Николай закрыл глаза и представил себе, какой ужасной смертью погибла Люся. Он представил, как двое парней спускают ее, испуганную и подавленную, в пустой бассейн, просовывают наручники в решетку, а затем сцепляют ими руки Люси. Она сопротивляется, молит о пощаде, но бандиты молча, без лишних слов вылезают из ванны, подходят к пульту и включают насос. Мощные струи воды начинают хлестать из стенок ванны, постепенно заполняя ее.

Вода прибывает, а Люся кричит и стонет, пытается порвать наручники и приподнять вмонтированную в пол сливную решетку. Но все усилия тщетны, и вода уже подступает к груди женщины. Убийцы уходят, чтобы не слышать ее жалобных воплей, а вода подступает все ближе и ближе, и вот она уже у горла.

Предчувствие смерти страшнее самой смерти, и женщина в агонии, из последних сил пытается освободить руки, но сил все меньше, а вода неумолимо прибывает. Наконец, устав бороться, она обессиленно садится на кафель и покорно ждет кончины. Только всхлипывает от бессилия, от жалости к самой себе и от чувства вины перед сыном Павликом. Она не знает, оставят ли в живых его.

Когда первые струйки начинают заливаться в рот, она снова бьется в агонии, пытается освободиться, выплевывает воду, но ее все больше и больше, и дышать уже нечем и вместо воздуха во рту и носу вода.

Людмила задерживает дыхание, из последних сил пытается разорвать цепь наручников, но голова уже под водой и до гибели остаются считаные секунды.

И вот сдерживать дыхание нет больше силы, происходит роковой вдох, вода с шумом заполняет легкие, Люся вздрагивает и теряет сознание. Ее тело конвульсивно дрожит, но через мгновение замирает и плавно опускается на дно бассейна…

Бандиты приходят посмотреть на жертву и, убедившись, что она мертва, выключают воду и уходят.

Николай накрыл лицо жены мокрой простыней и встал.

— Ты прости нас, меня прости, я был инициатором операции, — тихо сказал Давыдов и сокрушенно опустил голову. — Мы не смогли уберечь ее от гибели.

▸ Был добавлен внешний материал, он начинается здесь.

template <bool TILES, int SPINE>
__global__ __launch_bounds__(KMX_BLOCK) void k_scan_down(const uint32_t* __restrict__ in, uint64_t n,
                                                         const uint64_t* __restrict__ bsum,
                                                         uint64_t* __restrict__ out, uint64_t tile,
                                                         uint64_t n_tiles_cap, uint32_t* __restrict__ tile_q,
                                                         unsigned long long* __restrict__ total_out, uint64_t n_fine,
                                                         CounterPub pub, uint32_t fine_per_tile)
{
    static_assert(KMX_SCAN_TILE % (KMX_BLOCK * 8) == 0 && KMX_SCAN_TILE % (KMX_BLOCK * 4) == 0, "a scan tile is a whole number of lookup blocks");
    constexpr int ROWS = KMX_SCAN_ITEMS / 4;
    __shared__ uint64_t wave_sum[ROWS][KMX_BLOCK / KMX_WAVE];
    const uint32_t lane = lane_id(), w = threadIdx.x / KMX_WAVE;
    const uint64_t block_base = uint64_t(blockIdx.x) * KMX_SCAN_TILE;
    uint32_t v[ROWS][4];
    uint64_t inc[ROWS];
#pragma unroll
    for (int r = 0; r < ROWS; ++r) {
        const uint64_t i = block_base + uint64_t(r) * (KMX_BLOCK * 4) + uint64_t(threadIdx.x) * 4;
        if (i + 3 < n) {
            const uint4 t = *reinterpret_cast<const uint4*>(in + i);
            v[r][0] = t.x; v[r][1] = t.y; v[r][2] = t.z; v[r][3] = t.w;
        } else {
#pragma unroll
            for (int j = 0; j < 4; ++j) v[r][j] = i + j < n ? in[i + j] : 0u;
        }
        inc[r] = uint64_t(v[r][0]) + v[r][1] + v[r][2] + v[r][3];
    }
    uint64_t own[ROWS];
#pragma unroll
    for (int r = 0; r < ROWS; ++r) own[r] = inc[r];
    for (int off = 1; off < KMX_WAVE; off <<= 1) {
#pragma unroll
        for (int r = 0; r < ROWS; ++r) {
            const uint64_t t = __shfl_up(inc[r], off);
            if (lane >= uint32_t(off)) inc[r] += t;
        }
    }
    if (lane == KMX_WAVE - 1) {
#pragma unroll
        for (int r = 0; r < ROWS; ++r) wave_sum[r][w] = inc[r];
    }
    __syncthreads();
    uint64_t row_base;
    if constexpr (SPINE != 0) {
        __shared__ uint64_t part[KMX_BLOCK / KMX_WAVE];
        const uint64_t mine = SPINE == 2 ? uint64_t(blockIdx.x) * fine_per_tile : uint64_t(blockIdx.x);
        uint64_t acc = 0;
        for (uint64_t i = threadIdx.x; i < mine; i += KMX_BLOCK) acc += bsum[i];
        for (int off = 32; off > 0; off >>= 1) acc += __shfl_xor(acc, off);
        if (lane == 0) part[w] = acc;
        __syncthreads();
        row_base = 0;
#pragma unroll
        for (uint32_t i = 0; i < KMX_BLOCK / KMX_WAVE; ++i) row_base += part[i];
        if (blockIdx.x + 1 == gridDim.x && threadIdx.x == 0) {
            uint64_t own = 0;
            if constexpr (SPINE == 2) { for (uint64_t i = mine; i < n_fine; ++i) own += bsum[i]; }
            else own = bsum[blockIdx.x];
            *total_out = row_base + own;
            if (pub.host) {
#pragma unroll
                for (int c = 0; c < KMX_CTR_COUNT; ++c) {
                    pub.host[c] = c == KMX_CTR_TOTAL_HITS ? row_base + own : pub.cur[c];
                    pub.next[c] = 0;
                }
            }
        }
    } else {
        row_base = bsum[blockIdx.x];
    }
#pragma unroll
    for (int r = 0; r < ROWS; ++r) {
        uint64_t carry = 0, total = 0;
#pragma unroll
        for (uint32_t i = 0; i < KMX_BLOCK / KMX_WAVE; ++i) {
            const uint64_t sw = wave_sum[r][i];
            if (i < w) carry += sw;
            total += sw;
        }
        uint64_t ex = row_base + carry + inc[r] - own[r];
        row_base += total;
        const uint64_t i0 = block_base + uint64_t(r) * (KMX_BLOCK * 4) + uint64_t(threadIdx.x) * 4;
        uint64_t o[4];
#pragma unroll
        for (int j = 0; j < 4; ++j) {
            const uint64_t i = i0 + j;
            o[j] = ex;
            if constexpr (TILES) {
                if (i < n && v[r][j]) {
                    uint64_t t = (ex + tile - 1) / tile;
                    const uint64_t t_end = (ex + v[r][j] - 1) / tile;
                    for (; t <= t_end && t <= n_tiles_cap; ++t) tile_q[t] = uint32_t(i);
                }
            }
            ex += v[r][j];
            if (i + 1 == n) {
// ... 861 lines not shown
    __syncthreads();
    const KMX_LDS uint32_t* lb = (const KMX_LDS uint32_t*)buf;
    const uint32_t dg = min(tid * E, n_out);
    const uint32_t lo = merge_path_cut(lb, nA, lb + (nA + 1), nB, dg);
    uint32_t x[E];
    merge_chunk<int(E), false>(lb + lo, lb + (nA + 1 + dg - lo), nullptr, nullptr, E, x);
    __syncthreads();
#pragma unroll
    for (uint32_t j = 0; j < E; ++j)
        if (dg + j < n_out) buf[dg + j] = x[j];
    __syncthreads();
    for (uint32_t t = tid; t < n_out; t += KMX_BLOCK) dst[o0 + t] = buf[t];
}

static void allow_big_lds(const void* fn, size_t bytes, int which)
{
    static std::atomic<uint64_t> done[3] = {{0}, {0}, {0}};
    int dev = 0;
    if (hipGetDevice(&dev) != hipSuccess) { (void)hipGetLastError(); return; }
    const uint64_t bit = uint64_t(1) << (dev & 63);
    if (done[which].load(std::memory_order_acquire) & bit) return;
    (void)hipFuncSetAttribute(fn, hipFuncAttributeMaxDynamicSharedMemorySize, int(bytes));
    done[which].fetch_or(bit, std::memory_order_release);
}

static inline unsigned int blocks_for(uint64_t n, uint64_t per_block)
{
    uint64_t b = (n + per_block - 1) / per_block;
    return (unsigned int)(b ? b : 1);
}

uint64_t lookup_blocks(uint64_t nq, int items) { return blocks_for(nq, uint64_t(KMX_BLOCK) * uint64_t(items)); }

void launch_lookup(hipStream_t s, int items, bool pairs, const KmxIndexDev* ix, const uint8_t* qranks, const uint64_t* qoff,
                   uint64_t nq, const QueryDesc& d, unsigned long long* ctr, uint64_t* block_hits, uint32_t flags)
{
    const dim3 grid(blocks_for(nq, uint64_t(KMX_BLOCK) * uint64_t(items))), block(KMX_BLOCK);
    if (pairs) hipLaunchKernelGGL((k_lookup<4, true>), grid, block, 0, s, ix, qranks, qoff, nq, d, ctr, block_hits, flags);
    else if (items == 8) hipLaunchKernelGGL((k_lookup<8, false>), grid, block, 0, s, ix, qranks, qoff, nq, d, ctr, block_hits, flags);
    else hipLaunchKernelGGL((k_lookup<4, false>), grid, block, 0, s, ix, qranks, qoff, nq, d, ctr, block_hits, flags);
}

void launch_validate(hipStream_t s, const KmxIndexDev* ix, const uint32_t* arena, const uint8_t* qranks, const uint64_t* qoff,
                     const QueryDesc& d, uint64_t n_stitch, uint64_t n_more, uint64_t n_tiny, const uint32_t* tiny_list, uint64_t n_short,
                     uint64_t* mask_words, bool direct)
{
    if (n_tiny)
        hipLaunchKernelGGL(k_validate_tiny, dim3(blocks_for(n_tiny, KMX_BLOCK)), dim3(KMX_BLOCK), 0, s, ix, arena, qranks, qoff, d, tiny_list,
                           n_tiny, mask_words, direct && d.stitch_hits != nullptr);
    if (n_short) {
        const uint64_t swaves = (n_short + KMX_VGROUPS - 1) / KMX_VGROUPS;
        const unsigned int sblocks = (unsigned int)std::min<uint64_t>((swaves + 3) / 4, 256 * 32);
        hipLaunchKernelGGL(k_validate_short, dim3(sblocks ? sblocks : 1), dim3(KMX_BLOCK), 0, s, arena, d, n_short, mask_words);
    }
    if (!n_stitch) return;
    uint64_t waves = (n_stitch + KMX_VGROUPS - 1) / KMX_VGROUPS;
    unsigned int blocks = (unsigned int)std::min<uint64_t>((waves + 3) / 4, 256 * 32);
    const dim3 grid(blocks ? blocks : 1), block(KMX_BLOCK);
    if (n_more && !d.stitch_hits) {
        hipLaunchKernelGGL(k_validate<true>, grid, block, 0, s, ix, arena, qranks, qoff, d, n_stitch, mask_words);
        return;
    }
    hipLaunchKernelGGL(k_validate<false>, grid, block, 0, s, ix, arena, qranks, qoff, d, n_stitch, mask_words);
    if (n_more) {
        const uint64_t sw = (n_stitch + KMX_VWIDE_SCAN - 1) / KMX_VWIDE_SCAN;
        const unsigned int sblocks = (unsigned int)std::min<uint64_t>((sw + 3) / 4, 256 * 16);
        hipLaunchKernelGGL(k_validate_wide, dim3(sblocks ? sblocks : 1), dim3(KMX_VWIDE_BLOCK), 0, s, arena, d, n_stitch, mask_words);
        hipLaunchKernelGGL(k_validate_more_thread, dim3(blocks_for(n_stitch, KMX_BLOCK)), block, 0, s, ix, arena, qranks, qoff, d, n_stitch,
                           uint32_t(n_more >= KMX_VMORE_THREAD_MANY ? KMX_VMORE_THREAD_PARTS_MANY : KMX_VMORE_THREAD_PARTS), mask_words);
        hipLaunchKernelGGL(k_validate_more, grid, block, 0, s, ix, arena, qranks, qoff, d, n_stitch, mask_words);
        const uint64_t wwaves = (n_stitch + KMX_VWAVE_SCAN - 1) / KMX_VWAVE_SCAN;
        const unsigned int wblocks = (unsigned int)std::min<uint64_t>((wwaves + 3) / 4, 256 * 16);
        hipLaunchKernelGGL(k_validate_wave, dim3(wblocks ? wblocks : 1), block, 0, s, ix, arena, qranks, qoff, d, n_stitch, mask_words);
    }
}

uint64_t scan_blocks(uint64_t n) { return blocks_for(n, KMX_SCAN_TILE); }

#define KMX_SCAN_FUSED_SPINE_BLOCKS 8192

void launch_scan(hipStream_t s, const uint32_t* in, uint64_t n, uint64_t* bsum, uint64_t* out,
                 unsigned long long* total_out)
{
    const unsigned int nb = blocks_for(n, KMX_SCAN_TILE);
    hipLaunchKernelGGL(k_scan_reduce, dim3(nb), dim3(KMX_BLOCK), 0, s, in, n, bsum);
    if (nb <= KMX_SCAN_FUSED_SPINE_BLOCKS) {
        hipLaunchKernelGGL((k_scan_down<false, 1>), dim3(nb), dim3(KMX_BLOCK), 0, s, in, n, bsum, out, uint64_t(1), uint64_t(0),
                           (uint32_t*)nullptr, total_out, uint64_t(0), CounterPub(), 0u);
        return;
    }
    hipLaunchKernelGGL(k_scan_spine, dim3(1), dim3(KMX_BLOCK), 0, s, bsum, uint64_t(nb), total_out);
    hipLaunchKernelGGL((k_scan_down<false, 0>), dim3(nb), dim3(KMX_BLOCK), 0, s, in, n, bsum, out, uint64_t(1), uint64_t(0),
                       (uint32_t*)nullptr, total_out, uint64_t(0), CounterPub(), 0u);
}

bool launch_scan_tiles(hipStream_t s, const uint32_t* in, uint64_t n, uint64_t* bsum, uint64_t* out,
                       unsigned long long* total_out, uint64_t tile, uint64_t n_tiles_cap, uint32_t* tile_q, int lookup_items,
                       const CounterPub& pub)
{
    const unsigned int nb = blocks_for(n, KMX_SCAN_TILE);
    const bool lookup_sums = lookup_items != 0;
    if (lookup_sums && nb <= KMX_SCAN_FUSED_SPINE_BLOCKS) {
        const uint64_t n_fine = lookup_blocks(n, lookup_items);
        const uint32_t fine = uint32_t(KMX_SCAN_TILE / (KMX_BLOCK * lookup_items));
        if (tile_q)
            hipLaunchKernelGGL((k_scan_down<true, 2>), dim3(nb), dim3(KMX_BLOCK), 0, s, in, n, bsum, out, tile, n_tiles_cap, tile_q, total_out, n_fine, pub, fine);
        else
            hipLaunchKernelGGL((k_scan_down<false, 2>), dim3(nb), dim3(KMX_BLOCK), 0, s, in, n, bsum, out, uint64_t(1), uint64_t(0),
                               (uint32_t*)nullptr, total_out, n_fine, pub, fine);
        return pub.host != nullptr;
    }
    if (!tile_q) { launch_scan(s, in, n, bsum, out, total_out); return false; }
    hipLaunchKernelGGL(k_scan_reduce, dim3(nb), dim3(KMX_BLOCK), 0, s, in, n, bsum);
    if (nb <= KMX_SCAN_FUSED_SPINE_BLOCKS) {
        hipLaunchKernelGGL((k_scan_down<true, 1>), dim3(nb), dim3(KMX_BLOCK), 0, s, in, n, bsum, out, tile, n_tiles_cap, tile_q, total_out, uint64_t(0), CounterPub(), 0u);
        return false;
    }
    hipLaunchKernelGGL(k_scan_spine, dim3(1), dim3(KMX_BLOCK), 0, s, bsum, uint64_t(nb), total_out);
    hipLaunchKernelGGL((k_scan_down<true, 0>), dim3(nb), dim3(KMX_BLOCK), 0, s, in, n, bsum, out, tile, n_tiles_cap, tile_q, total_out, uint64_t(0), CounterPub(), 0u);
    return false;
}

uint64_t fill_tile(const FillVariant& v) { return uint64_t(KMX_BLOCK) * v.e; }

void launch_partition(hipStream_t s, const uint64_t* off, uint64_t nq, uint64_t tile, uint64_t n_tiles, uint32_t* tile_q)
{
    hipLaunchKernelGGL(k_partition, dim3(blocks_for(n_tiles + 1, KMX_BLOCK)), dim3(KMX_BLOCK), 0, s, off, nq, tile, n_tiles, tile_q);
}

FillVariant effective_fill_variant(const FillVariant& v, bool rec32)
{
    FillVariant e = v;
    if (!rec32) e.e = 8;
    if (e.e != 4 && e.e != 8 && e.e != 12 && e.e != 16) e.e = 12;
    return e;
}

— Больше всех виноват я, — уставившись взглядом в пустоту, произнес Николай. — Не надо было вообще связываться с этим Ральфом, будь он проклят, не надо было лезть в это дело, тягаться с сильными мира сего… Доказывать свою крутизну и глупость.

— Наверное, ты прав, но кто тогда будет защищать закон? — вдруг произнес полковник.

— Закон сейчас не на нашей стороне. Мы все заранее знали, что операция кончится провалом, но пошли на нее, и у нас не было другого выхода. Я только поверить не мог, что трагедия коснется меня и моей семьи.

Полковник обреченно замолчал и отошел от капитана.

— Вы говорите, Павлика не нашли? — спросил Бугров.

— Да, его они убить не осмелились.

— Осмелятся, еще как осмелятся, ведь это не их ребенок. Им нужен заложник, и они снова будут требовать диск. И что я им дам?

— Да, его у нас нет.

— Нет, и взять его негде, и значит, мой Павлик тоже погибнет? — Бугров пристально посмотрел на полковника. — Я понес тяжелую потерю потому, что действовал по законам государства, а они — по-своему бандитскому закону, но впредь я буду действовать по-иному — я поступлю, как они.

— Как знаешь, — съежился Давыдов, — теперь я тебе не судья.

Наступила пауза.

— Когда наступила смерть? — наконец спросил Николай.

— Примерно час назад, — сказал полковник. — Судмедэксперт тело уже осмотрел и вынес заключение. Точнее можно будет сказать после вскр… — Давыдов осекся.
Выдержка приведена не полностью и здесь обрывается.